Deep Reinforcement Learning for Resource Allocation in Blockchain-based Federated Learning

With the development of artificial intelligence, more and more applications rely on a large amount of high-quality data. Due to data island and security concerns, most of data is scattered on various devices and difficult to obtain. Federated learning (FL) is a promising paradigm to allow distributed devices cooperating to train a shared model without sharing raw data. However, the traditional FL is easy to be attacked because of single-point failure and it cannot avoid devices uploading fake or low-quality model updates. To this end, blockchain is integrated into FL to establish a secure model training ecosystem by maintaining an immutably distributed ledger.

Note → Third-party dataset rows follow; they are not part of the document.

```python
def lib():
    global _lib
    if _lib is not None:
        return _lib
    if not os.path.exists(LIB_PATH):
        raise NativeLibraryError(
            f"{LIB_PATH} is missing: run `python -c 'import __graft_entry__ as g; g.build()'` (nvcc, sm_90a). "
            "sr3_b200 has no CPU or eager-PyTorch fallback.")
# ... 603 lines not shown

    def step(self, n=1):
        with torch.cuda.device(self.device):
            for _ in range(int(n)):
                _check(lib().sr3_wstream_step(self._h, _stream()))

    def slot_state(self):
        r, t, st = (c_int * self.slots)(), (c_int * self.slots)(), (c_int * self.slots)()
        _check(lib().sr3_wstream_slot_state(self._h, r, t, st))
        return list(r), list(t), list(st)

    def finished(self):
        r, _, st = self.slot_state()
        return sorted({q for q, v in zip(r, st) if v == 2})

    def retire(self, request):
        with torch.cuda.device(self.device):
            _check(lib().sr3_wstream_retire(self._h, int(request), _stream()))
        return self._canvases.pop(int(request))[0]


def bench_conv(B, H, W, Cin, Cout, k=3, stride=1, resid=False, stats=True, reps=20):
    ms = c_float()
    _check(lib().sr3_bench_conv(B, H, W, Cin, Cout, k, stride, int(resid), int(stats), reps, ctypes.byref(ms)))
    return ms.value


def test_attention(qk_bf16, vT_bf16, nz, Lt, HW, C):
    out = torch.empty(nz * Lt, C, device=qk_bf16.device, dtype=torch.bfloat16)
    _check(lib().sr3_test_attention(_ptr(qk_bf16), _ptr(vT_bf16), _ptr(out), nz, Lt, HW, C, _stream()))
    return out


def test_gemm(a_bf16, b_bf16, block_n):
    M, K = a_bf16.shape
    N = b_bf16.shape[0]
    d = torch.empty(M, N, device=a_bf16.device, dtype=torch.float32)
    _check(lib().sr3_test_gemm(_ptr(a_bf16), _ptr(b_bf16), _ptr(d), M, N, K, block_n, _stream()))
    return d


def test_conv(x_nhwc_bf16, w_oihw, bias, ksize, stride, want_stats=False):
    B, H, W, Cin = x_nhwc_bf16.shape
    Cout = w_oihw.shape[0]
    y = torch.empty(B, H // stride, W // stride, Cout, device=x_nhwc_bf16.device, dtype=torch.float32)
    stats = torch.zeros(B, Cout, 2, device=y.device, dtype=torch.float64) if want_stats else None
    _check(lib().sr3_test_conv(_ptr(x_nhwc_bf16), _ptr(w_oihw), _ptr(bias), _ptr(y), _ptr(stats), B, H, W, Cin, Cout, ksize, stride, _stream()))
    return y, stats


def test_conv_ex(x, w, ksize=3, stride=1, bias=None, bias2=None, resid=None, x2=None, w2=None, want_bf16=False, want_stats=False,
                 fold_up=False, precise=False):
    B, H, W, CX = x.shape
    Cin = CX // 2 if precise else CX
    Cout = w.shape[0]
    OH, OW = (2 * H, 2 * W) if fold_up else (H // stride, W // stride)
    y = torch.empty(B, OH, OW, Cout, device=x.device, dtype=torch.float32)
    yb = torch.empty(B, OH, OW, Cout * (2 if precise else 1), device=x.device, dtype=torch.bfloat16) if want_bf16 else None
    stats = torch.zeros(B, Cout, 2, device=x.device, dtype=torch.float64) if want_stats else None
    keep = [_f32c(t, x.device) if t is not None else None for t in (w, bias, bias2, resid, w2)]
    a = TestConvArgsC()
    a.x, a.w, a.bias, a.bias2, a.resid = x.data_ptr(), *[(t.data_ptr() if t is not None else None) for t in keep[:4]]
    a.x2 = x2.data_ptr() if x2 is not None else None
    a.w2 = keep[4].data_ptr() if keep[4] is not None else None
    a.y, a.y_bf16, a.stats = y.data_ptr(), (yb.data_ptr() if yb is not None else None), (stats.data_ptr() if stats is not None else None)
    a.B, a.H, a.W, a.Cin, a.Cout = B, H, W, Cin, Cout
# ... 183 lines not shown
```

image-super-resolution-via-iterative-refinement_b200/csrc/attn_long_wgmma.cuh:

```cuda
#pragma once
#include "attn_wgmma.cuh"

namespace sr3 {

constexpr int ATTNL_KB = 128;
constexpr int ATTNL_DN = 128;
constexpr int ATTNL_STAGES = 5;
constexpr int ATTNL_STAGE_BYTES = 16384 + 16384;
constexpr int ATTNL_P_BYTES = 128 * ATTNL_KB * 2;
constexpr int ATTNL_SMEM_BYTES = 1024 + GEMM_HDR_BYTES + ATTNL_STAGES * ATTNL_STAGE_BYTES + ATTNL_P_BYTES;
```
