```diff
diff --git a/h264-jm-commentary_amd/csrc/jmh_i4.h b/h264-jm-commentary_amd/csrc/jmh_i4.h
--- a/h264-jm-commentary_amd/csrc/jmh_i4.h
+++ b/h264-jm-commentary_amd/csrc/jmh_i4.h
@@ -37,7 +37,7 @@
 template <class pel>
 __device__ __forceinline__ void i4_block(const DevParams &d, IntraS<pel> &s, int16_t (*i4lev)[16], int w, int bx4, int by4, const int (&tabr)[2],
                                          bool avL, bool avT, bool avTL, bool avTR, int qpk, int (&acc)[3],
-                                         unsigned long long *pst = nullptr) {
+                                         gptr<unsigned long long> pst = nullptr) {
 #define I4ST(k, v) do { if (pst) { asm volatile("" ::"v"(v)); if (__lane_id() == 0) pst[k] = wall_clock64(); } } while (0)
     I4ST(52, bx4);
     const int lane = threadIdx.x & 63, l = lane & 15;
diff --git a/h264-jm-commentary_amd/csrc/jmh_intra.h b/h264-jm-commentary_amd/csrc/jmh_intra.h
--- a/h264-jm-commentary_amd/csrc/jmh_intra.h
+++ b/h264-jm-commentary_amd/csrc/jmh_intra.h
@@ -22,7 +22,7 @@
 };
 template <class pel>
 __device__ __forceinline__ void load_intra_nb(const DevParams &d, IntraNb<pel> &nb, int t, int mbx, int mby) {
-    const pel *recY = spl<pel>(d.recY), *recU = spl<pel>(d.recU), *recV = spl<pel>(d.recV);
+    const gptr<const pel> recY = spl<pel>(d.recY), recU = spl<pel>(d.recU), recV = spl<pel>(d.recV);
     const int pix_x = 16 * mbx, pix_y = 16 * mby, W = d.W, Wc = d.Wc;
     const MbAvail mav = intra_avail(d, mbx, mby);
     const bool avL = mav.L, avT = mav.T, avTL = mav.TL, avTR = mav.TR;
@@ -43,6 +43,34 @@
     }
 }
 template <class pel>
+__device__ __forceinline__ void load_intra_nb_batch(const DevParams &d, IntraNb<pel> &nb, int t, int mbx, int mby) {
+    const gptr<const pel> recY = spl<pel>(d.recY), recU = spl<pel>(d.recU), recV = spl<pel>(d.recV);
+    const int pix_x = 16 * mbx, pix_y = 16 * mby, W = d.W, Wc = d.Wc;
+    const MbAvail mav = intra_avail(d, mbx, mby);
+    const bool avL = mav.L, avT = mav.T, avTL = mav.TL, avTR = mav.TR;
+    gptr<const pel> src = recY;
+    pel *dst = nullptr;
+    bool av = false;
+    if (t < 21) {
+        const int x = t - 1;
+        av = x < 0 ? avTL : x < 16 ? avT : avTR;
+        src = recY + (pix_y - 1) * W + pix_x + x; dst = &nb.rtop[x + 1];
+    } else if (t < 37) {
+        const int y = t - 21;
+        av = avL;
+        src = recY + (pix_y + y) * W + pix_x - 1; dst = &nb.rleft[y];
+    } else if (t < 55) {
+        const int i = t - 37, uv = i / 9, x = i - 9 * uv - 1;
+        av = x < 0 ? avTL : avT;
+        src = (uv ? recV : recU) + ((pix_y >> 1) - 1) * Wc + (pix_x >> 1) + x; dst = &nb.ctop[uv][x + 1];
+    } else if (t < 71) {
+        const int i = t - 55, uv = i >> 3, y = i & 7;
+        av = avL;
+        src = (uv ? recV : recU) + ((pix_y >> 1) + y) * Wc + (pix_x >> 1) - 1; dst = &nb.cleft[uv][y];
+    }
+    if (dst) *dst = av ? *src : (pel)0;
+}
+template <class pel>
 __device__ __forceinline__ void load_orgc(const DevParams &d, IntraNb<pel> &nb, int t, int mbx, int mby) {
     const int uv = t >> 6, k = t & 63;
     nb.orgc[uv][k] = spl<pel>(uv ? d.orgV : d.orgU)[((8 * mby) + (k >> 3)) * d.Wc + 8 * mbx + (k & 7)];
```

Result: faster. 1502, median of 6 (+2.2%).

However, different data quality of raw data, diverse energy resources of devices, and different trust degree of devices make it challenging for blockchain-enabled FL efficient and reliable. Therefore, in this paper, we design a fine-grained resource allocation scheme for blockchain-enabled FL with considering the credit of devices, data quality, and energy resources. We first propose a credit-based blockchain-enabled FL to jointly execute FL training and blockchain establishment. Then we formulate the resource allocation problem with considering credit, data quality, precision, latency, and energy resources. A deep-reinforcement learning based algorithm is designed to solve the problem, and BlockSim is used to build the blockchain-enabled FL platform. Simulation results demonstrate the effectiveness of our proposed scheme on precision, latency and energy consumption, compared with traditional blockchain-enabled FL.